Hi, I noticed this topic already being discussed but didn't want to hijack the thread with a different question. I don't know if this has been asked before but if it has I couldn't find it.

I was watching something recently about quantum physics and entanglement and it mentioned something about how teleportation (beaming from one place to another instantly) is something that could be possible, at least in theory. So it got me thinking...

Imagine two planets separated by some cosmically large distance. There are a set of twins who are both on Planet A when a space ship passes by at some relatively fast speed heading towards Planet B. One of the twins beams aboard the space ship and heads off towards planet B. At the point when the space ship passes Planet B (In the travelling twins frame) the twin beams onto a second space ship heading in the opposite direction back towards Planet A.

When the space ship passes Planet A the travelling twin beams back down to be with his twin brother.

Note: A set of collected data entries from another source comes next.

+struct P2Win { float a[3][3]; float b[2][3]; };
+struct P2U { p2_f32x4 u[4]; };
+
+struct P2Off { int v[8]; };
+
+template <bool VJP> struct P2Raw;
+template <> struct P2Raw<false> { p2_f32x4 a, b; float e; };
+template <> struct P2Raw<true> { p2_f32x2 r[3]; float e[3]; };
+
+template <int TSH> struct P2F {
+    static constexpr int TCW = 1 << TSH, TRW = 32 >> TSH, R = 4 * TRW + 1;
+    static constexpr int PS = TCW + 1, RS = 4 * PS, CS = R * RS;
+    static constexpr int PIECES = 2 * R * TCW;
+};
+constexpr int P2F_STAGE = 1344;
+constexpr int P2F_SINK = 2 * P2F_STAGE;
+constexpr int P2F_LDS = 3 * P2F_STAGE + 512;
+
+template <bool VJP, int S, int WV>
+__device__ __forceinline__ void p2_load(__amdgpu_buffer_rsrc_t rs, const P2Off& o, P2Raw<VJP>& w) {
+    if constexpr (!VJP) {
+        w.a = __builtin_bit_cast(p2_f32x4, __builtin_amdgcn_raw_buffer_load_b128(rs, o.v[0], 0, 0));
+        if constexpr (WV == 1)
+            w.b = __builtin_bit_cast(p2_f32x4, __builtin_amdgcn_raw_buffer_load_b128(rs, o.v[1], 0, 0));
+        if constexpr (WV == 2) w.e = __uint_as_float(__builtin_amdgcn_raw_buffer_load_b32(rs, o.v[2], 0, 0));
+    } else {
+#pragma unroll
+        for (int i = 0; i < 3; ++i)
+            w.r[i] = __builtin_bit_cast(p2_f32x2, __builtin_amdgcn_raw_buffer_load_b64(rs, o.v[i], 0, 0));
+#pragma unroll
+        for (int i = (S ? 1 : 0); i < 3; ++i)
+            w.e[i] = __uint_as_float(__builtin_amdgcn_raw_buffer_load_b32(rs, o.v[3 + i], 0, 0));
+    }
+}
+
+template <int TSH, int WV>
+__device__ __forceinline__ void p2f_stage(float* st, const P2Off& o, const P2Raw<false>& w) {
+    constexpr int PS = P2F<TSH>::PS;
+#pragma unroll
+    for (int q = 0; q < 4; ++q) st[o.v[3] + q * PS] = w.a[q];
+    if constexpr (WV == 1) {
+#pragma unroll
+        for (int q = 0; q < 4; ++q) st[o.v[4] + q * PS] = w.b[q];
+    }
+    if constexpr (WV == 2) st[o.v[5]] = w.e;
+}
+
+template <int S, int TSH>
+__device__ __forceinline__ void p2f_window(const float* st, int rd, P2Win& w) {
+    constexpr int PS = P2F<TSH>::PS, RS = P2F<TSH>::RS;
+    const float* p = st + rd;
+    if constexpr (S == 0) {
+#pragma unroll
+        for (int i = 0; i < 3; ++i)
+            w.a[i][0] = p[2 * i * RS], w.a[i][1] = p[2 * i * RS + 2 * PS], w.a[i][2] = p[2 * i * RS + 1];
+#pragma unroll
+        for (int i = 0; i < 2; ++i)
+            w.b[i][0] = p[(2 * i + 1) * RS + PS], w.b[i][1] = p[(2 * i + 1) * RS + 3 * PS];
+    } else {
+#pragma unroll
+        for (int i = 0; i < 3; ++i) w.a[i][0] = p[2 * i * RS + PS], w.a[i][1] = p[2 * i * RS + 3 * PS];
+#pragma unroll
+        for (int i = 0; i < 2; ++i)
+            w.b[i][0] = p[(2 * i + 1) * RS], w.b[i][1] = p[(2 * i + 1) * RS + 2 * PS],
+            w.b[i][2] = p[(2 * i + 1) * RS + 1];
+    }
+}
+
+template <int S>
+__device__ __forceinline__ void p2_window(const P2Raw<true>& x, P2Win& w) {
+    const auto& r = x.r;
+    const auto& e = x.e;
+    if constexpr (S == 0) {
+#pragma unroll
+        for (int i = 0; i < 3; ++i) w.a[i][0] = e[i], w.a[i][1] = r[i][0], w.a[i][2] = r[i][1];
+#pragma unroll
+        for (int i = 0; i < 2; ++i) w.b[i][0] = r[i + 1][0], w.b[i][1] = r[i + 1][1];
+    } else {
+#pragma unroll
+        for (int i = 0; i < 3; ++i) w.a[i][0] = r[i][0], w.a[i][1] = r[i][1];
+#pragma unroll
+        for (int i = 0; i < 2; ++i) w.b[i][0] = e[i + 1], w.b[i][1] = r[i + 1][0], w.b[i][2] = r[i + 1][1];
+    }
+}
+
+template <int S>
+__device__ __forceinline__ void p2_load_u(__amdgpu_buffer_rsrc_t urs, int lane, int soff, P2U& u) {
+#pragma unroll
+    for (int i = 0; i < 3; ++i)
+        u.u[i] = __builtin_bit_cast(p2_f32x4, __builtin_amdgcn_raw_buffer_load_b128(urs, (i * 64 + lane) * 16, soff, 0));
+    if constexpr (S == 0)
+        u.u[3][0] = __uint_as_float(__builtin_amdgcn_raw_buffer_load_b32(urs, (3 * 64 + lane) * 16, soff, 0));
+}
+
+template <int S>
+__device__ __forceinline__ void p2_transform(const P2Win& w, float (&v)[13]) {
+    if constexpr (S == 0) {
+        float t[3][3];
+#pragma unroll
+        for (int c = 0; c < 3; ++c) {
+            t[0][c] = w.a[0][c] - w.a[1][c];
+            t[1][c] = w.a[1][c];
+            t[2][c] = w.a[2][c] - w.a[1][c];
+        }
+#pragma unroll
+        for (int r = 0; r < 3; ++r) {
+            v[3 * r + 0] = t[r][0] - t[r][1];
+            v[3 * r + 1] = t[r][1];
+            v[3 * r + 2] = t[r][2] - t[r][1];
+        }
+#pragma unroll
+        for (int i = 0; i < 4; ++i) v[9 + i] = w.b[i >> 1][i & 1];
+    } else {
+#pragma unroll
+        for (int c = 0; c < 2; ++c) {
+            v[0 + c] = w.a[0][c] - w.a[1][c];
+            v[2 + c] = w.a[1][c];
+            v[4 + c] = w.a[2][c] - w.a[1][c];
+        }
+#pragma unroll
+        for (int r = 0; r < 2; ++r) {
+            v[6 + 3 * r + 0] = w.b[r][0] - w.b[r][1];
+            v[6 + 3 * r + 1] = w.b[r][1];
+            v[6 + 3 * r + 2] = w.b[r][2] - w.b[r][1];
+        }
+        v[12] = 0.f;
+    }
+}
+
+template <bool VJP> struct P2Ring {
+    P2Raw<VJP> xs[4];
+    P2U us[4];
+    float v[2][13];
+};
+
+#define P2_MFMA(j)                                                                                        \
+    if constexpr ((j) < (S ? 12 : 13)) {                                                                  \
+        acc[j] = __builtin_amdgcn_mfma_f32_32x32x2f32(u.u[(j) >> 2][(j) & 3], vc[j], acc[j], 0, 0, 0);    \
+        __builtin_amdgcn_sched_barrier(0);                                                                \
+    }                                                                                                     \
+    static_assert(true, "")
+#define P2_WALL                    \
+    asm volatile("" ::: "memory"); \
+    __builtin_amdgcn_sched_barrier(0)
+
+template <int S, int U>
+__device__ __forceinline__ void p2_step(const float* __restrict__ inn, int64_t iplane2, int ibytes,
+                                        const P2Off& o, __amdgpu_buffer_rsrc_t urs, int lane, int ustride,
+                                        int q, int nk, P2Ring<true>& r, p2_f32x16 (&acc)[13]) {
+    asm volatile("" : "+s"(q));
+    const P2U& u = r.us[U];
+    const float(&vc)[13] = r.v[U & 1];
+    const int qn = min(q + 3, nk - 1);
+    P2_MFMA(0);
+    {
+        const auto rs = __builtin_amdgcn_make_buffer_rsrc(const_cast<float*>(inn + qn * iplane2), (short)0,
+                                                          ibytes, 0x00020000);
+        p2_load<true, S, S>(rs, o, r.xs[(U + 3) & 3]);
+    }
+    P2_WALL;
+    P2_MFMA(1);
+    p2_load_u<S>(urs, lane, qn * ustride, r.us[(U + 3) & 3]);
+    P2_WALL;
+    P2_MFMA(2);
+    P2_MFMA(3);
+    P2_MFMA(4);
+    P2_MFMA(5);
+    P2_MFMA(6);
+    {
+        P2Win w;
+        p2_window<S>(r.xs[(U + 1) & 3], w);
+        p2_transform<S>(w, r.v[(U + 1) & 1]);
+    }
+    P2_WALL;
+    P2_MFMA(7);
+    P2_MFMA(8);
+    P2_MFMA(9);
+    P2_MFMA(10);
+    P2_MFMA(11);
+    P2_MFMA(12);
+}
+
+template <int WV, int TSH, int U>
+__device__ __forceinline__ void p2f_step(const float* __restrict__ inn, int64_t iplane2, int ibytes,
+                                         const P2Off& o, __amdgpu_buffer_rsrc_t urs, int lane, int ustride,
+                                         int q, int nk, float* xl, P2Ring<false>& r, p2_f32x16 (&acc)[13]) {
+    constexpr int S = WV & 1;
+    asm volatile("" : "+s"(q));
+    const P2U& u = r.us[U];
+    const float(&vc)[13] = r.v[U & 1];
+    P2_MFMA(0);
+    {
+        const auto rs = __builtin_amdgcn_make_buffer_rsrc(
+            const_cast<float*>(inn + min(q + 4, nk - 1) * iplane2), (short)0, ibytes, 0x00020000);
+        p2_load<false, S, WV>(rs, o, r.xs[U]);
+    }
+    P2_WALL;
+    P2_MFMA(1);
+    p2_load_u<S>(urs, lane, min(q + 3, nk - 1) * ustride, r.us[(U + 3) & 3]);
+    P2_WALL;
+    P2_MFMA(2);
+    p2f_stage<TSH, WV>(xl + (U & 1) * P2F_STAGE, o, r.xs[(U + 2) & 3]);
+    P2_WALL;
+    P2_MFMA(3);
+    P2_MFMA(4);
+    P2Win w;
+    p2f_window<S, TSH>(xl + ((U + 1) & 1) * P2F_STAGE, o.v[6], w);
+    P2_WALL;
+    P2_MFMA(5);
+    P2_MFMA(6);
+    P2_MFMA(7);
+    p2_transform<S>(w, r.v[(U + 1) & 1]);
+    P2_WALL;
+    P2_MFMA(8);
+    P2_MFMA(9);
+    P2_MFMA(10);
+    P2_MFMA(11);
+    P2_MFMA(12);
+    __builtin_amdgcn_s_waitcnt(0xc07f);
+    __builtin_amdgcn_s_barrier();
+    P2_WALL;
+}
+#undef P2_MFMA
+#undef P2_WALL
+
+template <bool VJP, int WV, int TSH>
+__device__ __forceinline__ void p2_body(const float* __restrict__ in, const float* __restrict__ up,
+                                        const float* __restrict__ bias, float* __restrict__ out,
+                                        int K, int M, int H, int W, int acc_in, float* ex, float* xl) {
+    constexpr int S = WV & 1;
+    const int Ho = H / 2, Wo = W / 2, TH = Ho / 2, TW = Wo / 2;
+    constexpr int tsh = TSH, tcw = 1 << tsh, trw = 32 >> tsh;
+    const int mblocks = M / P2_M;
+    const int mb = blockIdx.x % mblocks, grp = blockIdx.x / mblocks;
+    const int gw = TW / tcw, per_img = gw * (TH / trw);
+    const int n = grp / per_img, g = grp - n * per_img;
+    const int tid = threadIdx.x, lane = tid & 63, hh = lane >> 5, l = lane & 31;
+    const int wv = __builtin_amdgcn_readfirstlane(tid >> 6);
+    const int ti = (g / gw) * trw + (l >> tsh), tj = (g % gw) * tcw + (l & (tcw - 1));
+    const int m0 = mb * P2_M + (wv >> 1) * 32;
+    SP_DCHECK(TW % tcw == 0 && TH % trw == 0 && ti < TH && tj < TW && m0 + 32 <= M && K % 8 == 0);
+
+    const int ih = VJP ? Ho : H, iw = VJP ? Wo : W;
+    const int64_t iplane = (int64_t)ih * iw;
+    const float* inn = in + (int64_t)n * K * iplane;
+    const int hoff = hh * static_cast<int>(iplane);
+    P2Off o;
+    if constexpr (!VJP) {
+        using F = P2F<TSH>;
+        const int r0 = 4 * (g / gw) * trw, c0 = 4 * (g % gw) * tcw;
+        const int plane = static_cast<int>(iplane);
+#pragma unroll
+        for (int j = 0; j < 2; ++j) {
+            const int it = j ? kBlock + lane : tid;
+            const int c = it / (F::R * tcw), rem = it - c * (F::R * tcw), row = rem >> tsh, c4 = rem & (tcw - 1);
+            const bool have = it < F::PIECES;
+            SP_DCHECK(!have || (c < 2 && row < F::R && c0 + 4 * c4 + 3 < W));
+            o.v[j] = have && r0 + row < H ? (c * plane + (r0 + row) * W + c0 + 4 * c4) * 4 : P2_OOB;
+            o.v[3 + j] = have ? c * F::CS + row * F::RS + c4 : P2F_SINK + tid;
+        }
+        {
+            const int c = lane / F::R, row = lane - c * F::R;
+            const bool have = lane < 2 * F::R;
+            o.v[2] = have && r0 + row < H && c0 + 4 * tcw < W ? (c * plane + (r0 + row) * W + c0 + 4 * tcw) * 4
+                                                              : P2_OOB;
+            o.v[5] = have ? c * F::CS + row * F::RS + tcw : P2F_SINK + tid;
+        }
+        o.v[6] = hh * F::CS + 4 * (l >> tsh) * F::RS + (l & (tcw - 1));
+        static_assert(2 * F::CS <= P2F_STAGE && P2F_SINK + kBlock + 3 * F::PS <= 2 * P2F_STAGE + 512, "LDS stage");
+    } else {
+#pragma unroll
+        for (int i = 0; i < 3; ++i) {
+            const int r = 2 * ti - 1 + i;
+            o.v[i] = r >= 0 ? (hoff + r * Wo + 2 * tj) * 4 : P2_OOB;
+            o.v[3 + i] = (r >= 0 && tj > 0) ? (hoff + r * Wo + 2 * tj - 1) * 4 : P2_OOB;
+        }
+    }
+    const int nk = K / 2;
+    const int ibytes = static_cast<int>(2 * iplane * 4);
+    const int ustride = (M / 32) * 2 * P2_USLOT * 4;
+    const auto urs = __builtin_amdgcn_make_buffer_rsrc(
+        const_cast<float*>(up + ((int64_t)(m0 / 32) * 2 + S) * P2_USLOT), (short)0, 0x7FFFFFFF, 0x00020000);
+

As the travelling twin has not gone through acceleration (at least not as I understand it) will he still have aged less than his brother?

Or does the process of beaming instantly (as we are talking about entanglement) constitute acceleration?

Or is this just a stupid question :)

2. Jan 26, 2014

### JesseM

It's the geometry of his overall path through spacetime that creates a difference in aging, not the acceleration itself. In terms of a spacetime diagram based on an inertial frame, a straight-line path through spacetime between the event of the twins departing and the event of them reuniting will involve more aging then a bent path (one consisting of straight segments at different angles, like a V-shape). It's analogous to the fact that on a 2D plane, a straight-line path through space always has a shorter distance than a bent path. If you have two cars with odometers running between points A and B, and one drives on a straight line while the other heads off in a different direction away from A, then changes direction to drive towards B, the car that took the bent path will naturally have accumulated more miles on its odometer. This would be true regardless of whether it accelerated when it changed directions or if it could somehow instantaneously teleport from a state of moving in one direction to a state of moving in a different direction--what's important is the shape of the overall path as seen in a birds-eye-view, not precisely what happened at the turnaround point.

3. Jan 26, 2014

### WannabeNewton

That is not what quantum entanglement entails.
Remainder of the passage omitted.